Agustín Squella - Constituyente Distrito 7
Top
22/11/2013

«…’¿Cómo vamos a volver al voto obligatorio si recién aprobamos el voluntario?’, se escucha decir ahora, que es lo mismo que si alguien reconociera que acaba de meter la pata, pero que es demasiado pronto para sacarla…»

La noche del pasado domingo el Presidente de la República mencionó como un logro la aprobación de la inscripción automática y el voto voluntario y, a la vez, se dolió de la baja participación en unos comicios múltiples y respecto de los cuales se podían anticipar buenas y plurales razones para concurrir a votar. Pero junto con decir lo anterior, el Presidente no sacó la conclusión obvia: se incurrió en un error al aprobar el voto voluntario. En un error o, mejor, en un simple cálculo o concesión: cálculo por parte de una derecha que con toda razón pudo creer que a la larga el voto voluntario la favorecería, y concesión del lado de fuerzas políticas de centro e izquierda que no se atrevieron a ir contra la corriente de una opinión pública, especialmente entre los jóvenes, que hace ya rato no quiere oír hablar de deberes, sino únicamente de derechos. Cuando se aprobó la fórmula perfecta de la pereza ciudadana (no se moleste en inscribirse y tampoco en ir a votar), vi a políticos de derecha frotarse las manos (“Los más proclives a ir a votar serán los de nuestro sector”) y oí a parlamentarios de centro y de izquierda que eran partidarios del voto obligatorio y que no se atrevieron a decirlo públicamente y menos a votar en contra del voluntario (“No puedo exponerme al rechazo de los jóvenes porque iré a la reelección en noviembre de 2013”).

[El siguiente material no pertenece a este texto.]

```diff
+            if (in1) gS[base + i1 * D + j1] += rho_backward_col(params, act2.half(1), g_rho.y, 1);
+#endif
+            const v2f gh = gact + gx1;
+            sY[opaque_v(in0 ? i0 * LD + j0 : DP)] = gh.x;
+            sY[opaque_v(in0 ? j0 * LD + i0 : DP)] = gh.x;
+            if (has1) {
+              sY[opaque_v(in1 ? i1 * LD + j1 : DP)] = gh.y;
+              sY[opaque_v(in1 ? j1 * LD + i1 : DP)] = gh.y;
+            }
+            if constexpr (kPre) {
+              gz[u0] = gx3.x;
+              if (has1) gz[u1] = gx3.y;
+            } else {
+              if (in0) Go[i0 * D + j0] = gx3.x;
+              if (in1) Go[i1 * D + j1] = gx3.y;
+            }
+          }
+        } else {
 #pragma unroll
         for (int h = 0; h < kQ2; ++h) {
           const int u0 = 2 * h, u1 = (2 * h + 1 < kQ) ? 2 * h + 1 : 2 * h;
@@ -266,6 +318,7 @@
             }
           }
         }
+        }
       }
     }
     __syncthreads();
@@ -433,6 +486,7 @@
     if (last) {
 #pragma unroll
       for (int q = 0; q < kNRho; ++q) {
+        if constexpr (kPackA) g[q] = g2[q].x + g2[q].y;
         const float v = wave_sum(g[q]);
         if (lane == 0) s_g[w][q] = v;
       }
diff --git a/uglad_amd/csrc/glad_device.h b/uglad_amd/csrc/glad_device.h
--- a/uglad_amd/csrc/glad_device.h
+++ b/uglad_amd/csrc/glad_device.h
@@ -136,6 +136,12 @@
 }
 
 typedef float v2f __attribute__((ext_vector_type(2)));
+__device__ __forceinline__ v2f opaque_f2(v2f v) {
+#ifndef UGLAD_SIMT_EMUL
+  asm volatile("" : "+v"(v));
+#endif
+  return v;
+}
 __device__ __forceinline__ v2f fma2(v2f a, v2f b, v2f c) { return __builtin_elementwise_fma(a, b, c); }
 __device__ __forceinline__ v2f splat2(float a) { return (v2f){a, a}; }
 __device__ __forceinline__ v2f exp_acc2(v2f x) {
@@ -258,7 +264,8 @@
   }
 #pragma unroll
   for (int h = 0; h < 3; ++h) {
-    const v2f s = ga2[0] * p[P_RW2 + h] + ga2[1] * p[P_RW2 + 3 + h] + ga2[2] * p[P_RW2 + 6 + h];
+    const v2f s = (h == 0) ? fma2(ga2[2], splat2(p[P_RW2 + 6]), fma2(ga2[0], splat2(p[P_RW2]), ga2[1] * p[P_RW2 + 3]))
+                           : fma2(ga2[2], splat2(p[P_RW2 + 6 + h]), fma2(ga2[1], splat2(p[P_RW2 + 3 + h]), ga2[0] * p[P_RW2 + h]));
     ga1[h] = s * (1.f - a.h1[h] * a.h1[h]);
   }
 #pragma unroll
@@ -269,8 +276,8 @@
     g2[(P_RW1 - 1) + 3 * o + 2] = fma2(t, x3, g2[(P_RW1 - 1) + 3 * o + 2]);
     g2[(P_RB1 - 1) + o] += t;
   }
-  gx1 = ga1[0] * p[P_RW1 + 0] + ga1[1] * p[P_RW1 + 3] + ga1[2] * p[P_RW1 + 6];
-  gx3 = ga1[0] * p[P_RW1 + 2] + ga1[1] * p[P_RW1 + 5] + ga1[2] * p[P_RW1 + 8];
+  gx1 = fma2(ga1[2], splat2(p[P_RW1 + 6]), fma2(ga1[0], splat2(p[P_RW1 + 0]), ga1[1] * p[P_RW1 + 3]));
+  gx3 = opaque_f2(ga1[2] * p[P_RW1 + 8]) + fma2(ga1[1], splat2(p[P_RW1 + 5]), ga1[0] * p[P_RW1 + 2]);
 }
 
 __device__ __forceinline__ float lambda_forward(const float* __restrict__ p, float n, float lam_prev) {
```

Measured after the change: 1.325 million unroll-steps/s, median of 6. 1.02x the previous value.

El resultado del voto voluntario lo tenemos a la vista. Se decía que él forzaría a mejorar las propuestas de partidos y candidatos, pero solo trajo consigo más gigantografías y una auténtica metástasis de palomitas. Peor aun, se afirmó que el voto voluntario obligaría a “reencantar” al electorado, ocultando una vieja e indesmentible verdad: por su misma naturaleza (lucha por el poder), la política es una actividad que ni en sus mejores tiempos ha estado jamás encantada.

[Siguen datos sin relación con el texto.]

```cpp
struct LaneSetup {
  int B = 1;
  const double* rw = nullptr;
  int64_t rw_stride = 0;
  double n_eff[SLM_MAX_CELLS] = {};
};
LaneSetup default_lanes(slm_dataset* ds, int B);
int enqueue_gradient(slm_dataset* ds, const LaneSetup& ls, const double* y, const int* done, hipEvent_t ev_start, hipEvent_t ev_stop,
                     int64_t n_rows = 0, const int* skip = nullptr, GradNames* names = nullptr);
int enqueue_gradient_split(const slm_host::Knobs& kn, slm_dataset* ds, const LaneSetup& ls, const double* y, const int* done, const PathCtl* ctl, const WsArgs* wa,
                           hipEvent_t ev_start, hipEvent_t ev_stop, int64_t n_rows = 0, bool unit_bracket = false, const int* skip = nullptr,
                           GradNames* names = nullptr);
bool split_usable(const slm_host::Knobs& kn, slm_dataset* ds);
int ensure_xt(const slm_host::Knobs& kn, slm_dataset* ds);
int check_launch();
void launch_rowdot(const slm_host::Knobs& kn, slm_dataset* ds, const SplitKernel* sk, int nblk, int B, SplitArgs& a, hipStream_t s,
                  const char** name = nullptr);
int enqueue_gradient_cov(slm_dataset* ds, int B, const int* entry_of, const int* done, hipEvent_t ev_start, hipEvent_t ev_stop,
                         const PathCtl* ctl = nullptr, const WsArgs* wa = nullptr, GradNames* names = nullptr);
void launch_tail(const TailArgs& ta, hipStream_t s);
int64_t sketch_rows(int64_t n);
int power_iteration(const slm_host::Knobs& kn, slm_dataset* ds, const LaneSetup& ls_in, double* L_out , int iters, int64_t n_rows = 0);
int estimate_lipschitz(const slm_host::Knobs& kn, slm_dataset* ds, double* L_out, int iters);
int allow_big_lds(const void* fn, int device);
static const int kProfStride = 3;
static const int kPowerItersSolve = 2;
int cov_fingerprints(slm_dataset* ds, const double* const* w, int count, double* out );
int cov_find(const slm_dataset* ds, double fp1, double fp2, double n_eff);
void cov_pending_drop(slm_dataset* ds);
// ... 9 lines not shown
```

sparse-lm_amd/csrc/engine_path.hip:

```cpp
#include "engine_internal.hpp"

static int ws_policy(const slm_host::Knobs& kn, const slm_dataset* ds, uint32_t flags) {
  if (ds->max_group > WS_KCAP / 2 || ds->n < 4) return 0;
  if (kn.ws == 0 || (flags & SLM_FLAG_NO_WORKING_SET)) return 0;
  const bool big = (double)ds->n * (double)ds->ld >= 67108864.0;
  return (big || (flags & SLM_FLAG_WORKING_SET) || kn.ws == 1) ? 2 : 1;
}

static bool small_ok(const slm_host::Knobs& kn, const slm_dataset* ds, uint32_t flags) {
  if (!(flags & SLM_FLAG_ON_CHIP)) return false;
  if (flags & (SLM_FLAG_NO_RESTART | SLM_FLAG_PROFILE | SLM_FLAG_FISTA_ONLY | SLM_FLAG_WORKING_SET | SLM_FLAG_NO_WORKING_SET))
    return false;
  if (!kn.on_chip) return false;
  return ds->p <= SM_PMAX && (double)ds->n * (double)ds->ld <= 131072.0 && !row_sharded(ds);
}
static bool split_possible(const slm_dataset* ds) {
  return ds->sk != nullptr && (ds->sk->rowdot != nullptr || !ds->XT_failed);
}
static int max_lanes_for(const slm_host::Knobs& kn, const slm_dataset* ds, uint32_t flags) {
  if (small_ok(kn, ds, flags)) return ds->lane_cap;
  if ((ws_policy(kn, ds, flags) == 2 || (double)ds->n * (double)ds->ld >= 67108864.0) && split_possible(ds)) {
    if (ws_policy(kn, ds, flags) == 2 && !row_sharded(ds) && ds->sk->rowdot != nullptr && !ds->XT_failed)
      return kMaxLanes;
    return SPLIT_LANES;
// ... 908 lines not shown
    for (int l = 0; l < B; ++l) {
      int64_t mine = lanes[l].n_points;
      if (shared_path && interleave) mine = slm_host::interleaved_points(slm_host::LaneWalk{h[l].pt_lo, h[l].n_points, h[l].stride, h[l].tail_pt});
      most = std::max<int64_t>(most, mine);
    }
    expected = 1 + most;
    planned_end = expected;
  }
  {
    bool cold = true;
    for (int l = 0; l < B; ++l) cold = cold && lanes[l].beta0 == nullptr;
    if (cold && shared_path && use_ws && !ws_late && !sharded && !cov_on && split && !any_rw && !ds->rw &&
        !custom_scale && expected > 0 && o.max_iter >= 4 && !(o.flags & SLM_FLAG_FISTA_ONLY) && kn.sample_start) {
      const int64_t least = kn.sample_min_rows;
      if (n >= least) n_sample = n / kn.sample_div;
    }
  }
  mg_forced = kn.mg == 2;
  mg_cap = slm_host::model_gram_cap(ld, 3.0e9, kMgEntries);
  mg_ok = use_ws && split && (big_x || mg_forced) && !sharded && !cov_on && !(o.flags & SLM_FLAG_NO_MODEL_GRAM) &&
                     (size_t)ds->lane_cap >= (size_t)kMaxLanes && ws_n_sets <= mg_cap && mg_possible(kn, ds);
  if (mg_ok && mg_forced) expected = 0;
  if (mg_ok && !mg_forced && !ds->mg.empty()) {
    bool all = ws_n_sets > 0;
    for (int st = 0; st < ws_n_sets && all; ++st) {
      const int l = ws_set_lane[st];
      all = lanes[l].row_weight == nullptr;
      const double ne = ls.n_eff[l] > 0 ? ls.n_eff[l] : (double)ds->n_global;
      bool have = false;
      for (const auto& e : ds->mg) have = have || (e.own && e.n_eff == ne);
// ... 643 lines not shown
```

sparse-lm_amd/csrc/engine_solve.hip:

```cpp
#include "engine_internal.hpp"

#define SLM_GK(W, C, R, B) {W, C, R, B, 0, grad_fused_kernel<W, C, R, B>, "grad_fused_kernel<" #W "," #C "," #R "," #B ">"}
#define SLM_RK(W, C, B, D) {W, C, 1, B, D, grad_ring_kernel<W, C, B, D>, "grad_ring_kernel<" #W "," #C "," #B "," #D ">"}
static const GradKernel kGradRing[] = {
    SLM_RK(8, 1, 1, 3), SLM_RK(8, 2, 1, 3), SLM_RK(8, 3, 1, 3), SLM_RK(8, 4, 1, 3), SLM_RK(8, 5, 1, 2),
    SLM_RK(8, 1, 2, 3), SLM_RK(8, 2, 2, 3), SLM_RK(8, 3, 2, 3), SLM_RK(8, 4, 2, 3), SLM_RK(8, 5, 2, 2),
    SLM_RK(8, 1, 3, 3), SLM_RK(8, 2, 3, 3), SLM_RK(8, 3, 3, 3), SLM_RK(8, 4, 3, 3), SLM_RK(8, 5, 3, 2),
    SLM_RK(8, 1, 4, 3), SLM_RK(8, 2, 4, 3), SLM_RK(8, 3, 4, 3), SLM_RK(8, 4, 4, 3), SLM_RK(8, 5, 4, 2),
    SLM_RK(8, 1, 5, 3), SLM_RK(8, 2, 5, 3), SLM_RK(8, 3, 5, 3), SLM_RK(8, 4, 5, 3),
    SLM_RK(8, 1, 6, 3), SLM_RK(8, 2, 6, 3), SLM_RK(8, 3, 6, 3),
};
static const GradKernel kGradDefault[] = {
    SLM_GK(1, 1, 4, 1), SLM_GK(2, 1, 4, 1), SLM_GK(4, 1, 4, 1), SLM_GK(8, 1, 4, 1), SLM_GK(8, 2, 4, 1),
    SLM_GK(8, 3, 4, 1), SLM_GK(8, 4, 2, 1), SLM_GK(8, 5, 2, 1), SLM_GK(8, 6, 2, 1), SLM_GK(8, 8, 2, 1),
    SLM_GK(8, 10, 1, 1),
    SLM_GK(1, 1, 4, 2), SLM_GK(2, 1, 4, 2), SLM_GK(4, 1, 4, 2), SLM_GK(8, 1, 4, 2), SLM_GK(8, 2, 4, 2),
    SLM_GK(8, 3, 4, 2), SLM_GK(8, 4, 2, 2), SLM_GK(8, 5, 2, 2), SLM_GK(8, 6, 2, 2), SLM_GK(8, 8, 1, 2),
    SLM_GK(1, 1, 4, 3), SLM_GK(2, 1, 4, 3), SLM_GK(4, 1, 4, 3), SLM_GK(8, 1, 4, 3), SLM_GK(8, 2, 4, 3),
    SLM_GK(8, 3, 4, 3), SLM_GK(8, 4, 2, 3), SLM_GK(8, 5, 2, 3), SLM_GK(8, 6, 1, 3),
    SLM_GK(1, 1, 4, 4), SLM_GK(2, 1, 4, 4), SLM_GK(4, 1, 4, 4), SLM_GK(8, 1, 4, 4), SLM_GK(8, 2, 4, 4),
    SLM_GK(8, 3, 2, 4), SLM_GK(8, 4, 2, 4), SLM_GK(8, 5, 1, 4),
};
static const GradKernel kGradExtra[] = {
    SLM_GK(8, 5, 1, 1), SLM_GK(8, 5, 3, 1), SLM_GK(8, 5, 4, 1), SLM_GK(8, 4, 4, 1), SLM_GK(8, 6, 1, 1),
// ... 16 lines not shown
  return &kSplitAnyWidth;
}
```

El peor argumento contra el voto obligatorio es el de carácter jurídico: el sufragio es un derecho, no un deber, aunque se olvida que nada impide que un derecho pueda ser también una obligación, como en el caso, por ejemplo, de la instrucción primaria. Con la asistencia a clases pasa lo mismo: es un derecho de los estudiantes y también un deber (al menos en la educación básica y media, porque en la superior ya no queda prácticamente ningún deber, salvo el de los profesores de aprobar a los alumnos).

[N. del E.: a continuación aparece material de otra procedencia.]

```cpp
template <int ACT>
__global__ __launch_bounds__(256) void basis_dot_fwd_kernel(const float *__restrict__ f, const float *__restrict__ basis, int64_t n, int C,
                                                            int K, float *__restrict__ out)
{
    const int lane = tn::lane_id();
    const int64_t wave = ((int64_t)blockIdx.x * blockDim.x + threadIdx.x) >> 6, n_waves = ((int64_t)gridDim.x * blockDim.x) >> 6;
    for (int64_t i = wave; i < n; i += n_waves) {
        const float *fi = f + i * C, *bi = basis + i * (int64_t)K * C;
        for (int k = 0; k < K; ++k) {
            float acc = 0.0f;
            for (int c = lane; c < C; c += 64) acc += fi[c] * bi[k * C + c];
            acc = tn::wave_sum(acc);
            if (lane == 0) out[i * K + k] = bd_act<ACT>(acc);
        }
    }
}

template <int ACT>
__global__ __launch_bounds__(256) void basis_dot_bwd_kernel(const float *__restrict__ f, const float *__restrict__ basis,
                                                            const float *__restrict__ g_out, int64_t n, int C, int K,
                                                            float *__restrict__ g_f, float *__restrict__ g_basis, int accumulate_f)
{
    const int lane = tn::lane_id();
    const int64_t wave = ((int64_t)blockIdx.x * blockDim.x + threadIdx.x) >> 6, n_waves = ((int64_t)gridDim.x * blockDim.x) >> 6;
    for (int64_t i = wave; i < n; i += n_waves) {
        const float *fi = f + i * C, *bi = basis + i * (int64_t)K * C;
        float gv[4];
        for (int k = 0; k < K; ++k) {
            float acc = 0.0f;
            for (int c = lane; c < C; c += 64) acc += fi[c] * bi[k * C + c];
            acc = tn::wave_sum(acc);
            const float g = g_out[i * K + k];
            if (ACT == TN_ACT_EXP_M1) gv[k] = g * expf(fminf(fmaxf(acc - 1.0f, -15.0f), 15.0f));
            else if (ACT == TN_ACT_EXP) gv[k] = g * expf(fminf(fmaxf(acc, -15.0f), 15.0f));
            else if (ACT == TN_ACT_SIGMOID) { const float y = 1.0f / (1.0f + expf(-acc)); gv[k] = g * y * (1.0f - y); }
            else gv[k] = g;
        }
        for (int c = lane; c < C; c += 64) {
            const float fc = fi[c];
            float a = accumulate_f ? g_f[i * C + c] : 0.0f;
            for (int k = 0; k < K; ++k) {
                a += gv[k] * bi[k * C + c];
                if (g_basis) g_basis[(i * K + k) * C + c] = gv[k] * fc;
            }
            g_f[i * C + c] = a;
        }
    }
}

inline unsigned tile_blocks(int64_t n) { return (unsigned)std::min<int64_t>(((n + 31) / 32 + 3) / 4, 256 * 8); }

}

extern "C" int tn_kplanes_fwd(const tn_kplanes_desc *desc, const float *x, int64_t x_stride, int64_t n, float *feat,
                              void *stream)
{
    KpArgs a;
    if (int rc = make_args(desc, a, nullptr)) return rc;
    TN_REQUIRE(n >= 0 && x_stride >= 3, TN_E_SIZE, "tn_kplanes_fwd: bad size");
    if (n == 0) return TN_OK;
    TN_REQUIRE(x && feat, TN_E_NULL, "tn_kplanes_fwd: null pointer");
    TN_REQUIRE(((uintptr_t)feat & 15) == 0, TN_E_ALIGN, "tn_kplanes_fwd: feat must be 16-byte aligned");
    hipStream_t s = (hipStream_t)stream;
    const dim3 grid(tile_blocks(n)), block(256);
    switch (a.C) {
    case 8: kplanes_fwd_kernel<1><<<grid, block, 0, s>>>(a, x, x_stride, n, feat); break;
    case 16: kplanes_fwd_kernel<2><<<grid, block, 0, s>>>(a, x, x_stride, n, feat); break;
    default: kplanes_fwd_kernel<4><<<grid, block, 0, s>>>(a, x, x_stride, n, feat); break;
    }
    return tn::check_launch("kplanes_fwd_kernel");
}
// ... 57 lines not shown
```

tinynerf_amd/csrc/kplanes_device.h:

```cpp
#pragma once
#include "tn_common.h"

namespace tn {

typedef float f32x4k __attribute__((ext_vector_type(4)));

struct PlaneTaps {
    int off[4];
    float w[4];
    int cell;
};

__device__ __forceinline__ PlaneTaps plane_taps(float u, float v, int H, int W, int C) {
    PlaneTaps t;
    float u1 = u + 1.0f, v1 = v + 1.0f;
    asm volatile("" : "+v"(u1), "+v"(v1));
    float ix = (u1 * 0.5f) * (float)(W - 1);
    float iy = (v1 * 0.5f) * (float)(H - 1);
    asm volatile("" : "+v"(ix), "+v"(iy));
    const float x0f = floorf(ix), y0f = floorf(iy);
    const float fx = ix - x0f, fy = iy - y0f;
    const float gx = (x0f + 1.0f) - ix, gy = (y0f + 1.0f) - iy;
    t.w[0] = gx * gy; t.w[1] = fx * gy; t.w[2] = gx * fy; t.w[3] = fx * fy;
    const bool bx0 = x0f >= 0.0f && x0f < (float)W, bx1 = x0f + 1.0f >= 0.0f && x0f + 1.0f < (float)W;
    const bool by0 = y0f >= 0.0f && y0f < (float)H, by1 = y0f + 1.0f >= 0.0f && y0f + 1.0f < (float)H;
    const int x0 = bx0 ? (int)x0f : 0, x1 = bx1 ? (int)x0f + 1 : 0;
    const int y0 = by0 ? (int)y0f : 0, y1 = by1 ? (int)y0f + 1 : 0;
    t.off[0] = (bx0 && by0) ? (y0 * W + x0) * C : -1;
    t.off[1] = (bx1 && by0) ? (y0 * W + x1) * C : -1;
    t.off[2] = (bx0 && by1) ? (y1 * W + x0) * C : -1;
    t.off[3] = (bx1 && by1) ? (y1 * W + x1) * C : -1;
    const float cx = fminf(fmaxf(x0f, -2.0f), (float)W + 1.0f), cy = fminf(fmaxf(y0f, -2.0f), (float)H + 1.0f);
    t.cell = ((int)cy + 2) * (W + 4) + (int)cx + 2;
    return t;
}

template <int NV, int CS = 4>
__device__ __forceinline__ void plane_gather(const float *__restrict__ plane, const PlaneTaps &t, int c0, f32x4k (&out)[NV]) {
    f32x4k tex[4][NV];
    float w[4];
    const char *base = reinterpret_cast<const char *>(plane);
#pragma unroll
    for (int k = 0; k < 4; ++k) {
        const bool in = t.off[k] >= 0;
        unsigned boff = (unsigned)((in ? t.off[k] : 0) + c0) * 4u;
        asm volatile("" : "+v"(boff));
        w[k] = in ? t.w[k] : 0.0f;
#pragma unroll
        for (int v = 0; v < NV; ++v) tex[k][v] = *reinterpret_cast<const f32x4k *>(base + boff + (unsigned)(v * CS * 4));
    }
#pragma unroll
    for (int v = 0; v < NV; ++v) {
        f32x4k acc = tex[0][v] * w[0];
#pragma unroll
        for (int k = 1; k < 4; ++k)
#pragma unroll
            for (int e = 0; e < 4; ++e) acc[e] = __builtin_fmaf(tex[k][v][e], w[k], acc[e]);
        out[v] = acc;
    }
}

__device__ __forceinline__ void pair_uv(const float x[3], int p, float &u, float &v) {
    u = (p == 2) ? x[1] : x[0];
    v = (p == 0) ? x[1] : x[2];
}

}
```

tinynerf_amd/csrc/kplanes_scatter.h:

```cpp
#pragma once
#include "kplanes_device.h"

#ifdef TN_PHASE_TIMERS
extern __device__ unsigned long long tn_phase_cycles_b[16];
#endif
namespace tn {

constexpr int KP_GS = 36;
constexpr int KP_WAVE_LDS = 32 * KP_GS + 2 * 4 * 32;
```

El argumento de la libertad tampoco es convincente. No hay libertades sin restricciones, y la obligatoriedad del voto bien puede ser una de estas. Por lo demás, el voto obligatorio no obliga a elegir, sino a concurrir a un lugar de votación y hacer allí lo que mejor parezca: marcar una preferencia, marcar dos o más y de ese modo anular el voto, o entregar este en blanco. Esas tres opciones son legítimas, puesto que expresan un parecer político que es obvio en la primera de ellas y también en las otras dos, pues votos en blanco y nulos pueden ser interpretados como que ninguna de las alternativas parece aceptable al votante. En cambio, ¿cómo interpretar la abstención? Esta puede expresar desde indiferencia y flojera hasta malestar con la democracia, con la política, con el estado actual de nuestra política, con el sistema, con el sistema electoral, con la creencia en un triunfo asegurado o en una derrota inevitable, y así. Tiene la abstención muchas y distintas interpretaciones y no podemos saber con seguridad en cuánto colaboran a ella cada una de sus posibles causas.

¿Se puede demandar una democracia más participativa, representativa y deliberativa que la que tenemos? Se puede, y todos lo hacen, al menos de los labios hacia afuera. Sin embargo, el voto voluntario es disfuncional a esas tres características.

“¿Cómo vamos a volver al voto obligatorio si recién aprobamos el voluntario?”, se escucha decir ahora, que es lo mismo que si alguien reconociera que acaba de meter la pata, pero que es demasiado pronto para sacarla.